By the time he began designing Central Park, the city had already tapped upstate mountains for drinking water, and Olmsted was free to use Manhattan water as pigment for his landscape. The key to understanding the natural history of the neighborhood I was experiencing was not where the local water had flowed, but how it had been valued and used. Replaced by mountain water, local water, with which squatters presumably washed their feet, had become commercially superfluous, collectable nature, to be used as decoration, or homeless nature, to be ignored and piped away.

After that revelation, proving the brook existed or tracing its course seemed less important to me, and though I was no longer searching for it at the time, the closest I believe I ever got to its headwaters came a few years later in a springtime mire at the edge of what used to be the bed of Butterfly Pond, beneath Buttress Bridge, just inside the Naturalists Gate. As I see it, Olmsted constructed Butterfly Pond to serve two purposes. As park plumbing, it captured water, which had previously run west under the museum, and redirected it eastward into Central Park Lake. As design and drama, the pond's wings were spread wide below both sides of the bridge so that light reflected from them would capture visitors' eyes and delay their discoveries of the lake ahead until they had descended deep enough into the landscape to be fully surrounded by its illusion.

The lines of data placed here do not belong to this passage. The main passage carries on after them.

@@ -826,6 +827,13 @@
     return a.value, b.value
 
 
+def orientation_tap_shares():
+    share = np.zeros((64, 5), np.int32)
+    a, b = C.c_int(), C.c_int()
+    _check(lib().modsx_debug_orientation_tap_shares(_p(share), C.byref(a), C.byref(b)), "orientation_tap_shares")
+    return share, a.value, b.value
+
+
 def reproject_certain_drop(regs, H, w, h, boxk=2 * 3.0 * 3.0 ** 0.5):
     regs = np.ascontiguousarray(regs, REGION)
     H = np.ascontiguousarray(H, np.float64).reshape(9)
diff --git a/mods_amd/csrc/capi.hip b/mods_amd/csrc/capi.hip
--- a/mods_amd/csrc/capi.hip
+++ b/mods_amd/csrc/capi.hip
@@ -349,6 +349,16 @@
 
 int modsx_debug_orientation_counts(unsigned long long *launched, unsigned long long *skipped, int reset) {
   mx::orientation_counts(launched, skipped, reset != 0);
+  return MODSX_OK;
+}
+
+int modsx_debug_orientation_tap_shares(int *share, int *needed, int *max_len) {
+  if (!share) { mx::set_error("modsx_debug_orientation_tap_shares: bad argument"); return MODSX_ERR_ARG; }
+  std::vector<float> m(41 * 41);
+  mx::circular_gauss_mask(m.data(), 41, 41 / 3.0f);
+  mx::OriTapShare s[64];
+  if (!mx::orientation_tap_shares(m.data(), s, needed, max_len)) { mx::set_error("orientation tap shares do not fit ORI_TAP_LEN"); return MODSX_ERR_ARG; }
+  for (int l = 0; l < 64; l++) { share[5 * l] = s[l].row; share[5 * l + 1] = s[l].c0; share[5 * l + 2] = s[l].len0; share[5 * l + 3] = s[l].c1; share[5 * l + 4] = s[l].len1; }
   return MODSX_OK;
 }
 
diff --git a/mods_amd/csrc/engine.hip b/mods_amd/csrc/engine.hip
--- a/mods_amd/csrc/engine.hip
+++ b/mods_amd/csrc/engine.hip
@@ -221,7 +221,7 @@
           return MODSX_ERR_ARG;
         }
     if ((int)idx.size() > ORI_NV) { set_error("orientation voting list exceeds ORI_NV"); return MODSX_ERR_ARG; }
-    while ((int)idx.size() < ORI_NV) { idx.push_back((unsigned short)(PSP + 1)); w.push_back(0.f); }
+    while ((int)idx.size() < ORI_NV) { idx.push_back((unsigned short)((PS / 2) * PSP + PS / 2)); w.push_back(0.f); }
     {
       constexpr int PER_L = ORI_NV / 64;
       std::vector<unsigned short> idx2(ORI_NV);
@@ -234,6 +234,12 @@
     MX_HIP(hipMalloc(&c->dOriIdx, ORI_NV * 2));
     MX_HIP(hipMemcpy(c->dOriMask, w.data(), ORI_NV * 4, hipMemcpyHostToDevice));
     MX_HIP(hipMemcpy(c->dOriIdx, idx.data(), ORI_NV * 2, hipMemcpyHostToDevice));
+    OriTapShare share[64];
+    unsigned packed[64];
+    if (!orientation_tap_shares(m.data(), share, nullptr, nullptr)) { set_error("orientation tap shares do not fit ORI_TAP_LEN"); return MODSX_ERR_ARG; }
+    for (int l = 0; l < 64; l++) packed[l] = ori_tap_pack(share[l]);
+    MX_HIP(hipMalloc(&c->dOriTaps, sizeof packed));
+    MX_HIP(hipMemcpy(c->dOriTaps, packed, sizeof packed, hipMemcpyHostToDevice));
   }
   MX_HIP(hipMalloc(&c->dSiftMask, PS * PS * 4));
   circular_gauss_mask(m.data(), PS, 0);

Butterfly Pond was one of several Olmsted water bodies drained or filled early this century when shallow standing water became associated with miasma and disease. The pond's southern wing subsequently metamorphosed into an asphalt playground (mostly childless, except when our children visited it). But each spring, the dormant northern wing flickers to life with muddy seeps, from which I collected samples for my elementary science classes to ogle at the wriggling squirming organisms they contained and to be amazed at the strange forms life could take.

For my part, I was collecting a sample of time—water from the holy Holocene; from before the museum, Frederick Law Olmsted, and the ìAî train turned the local watershed around; before city water came from the Catskills; before the war canoe was lifted from the Pacific and sent east over the great divide.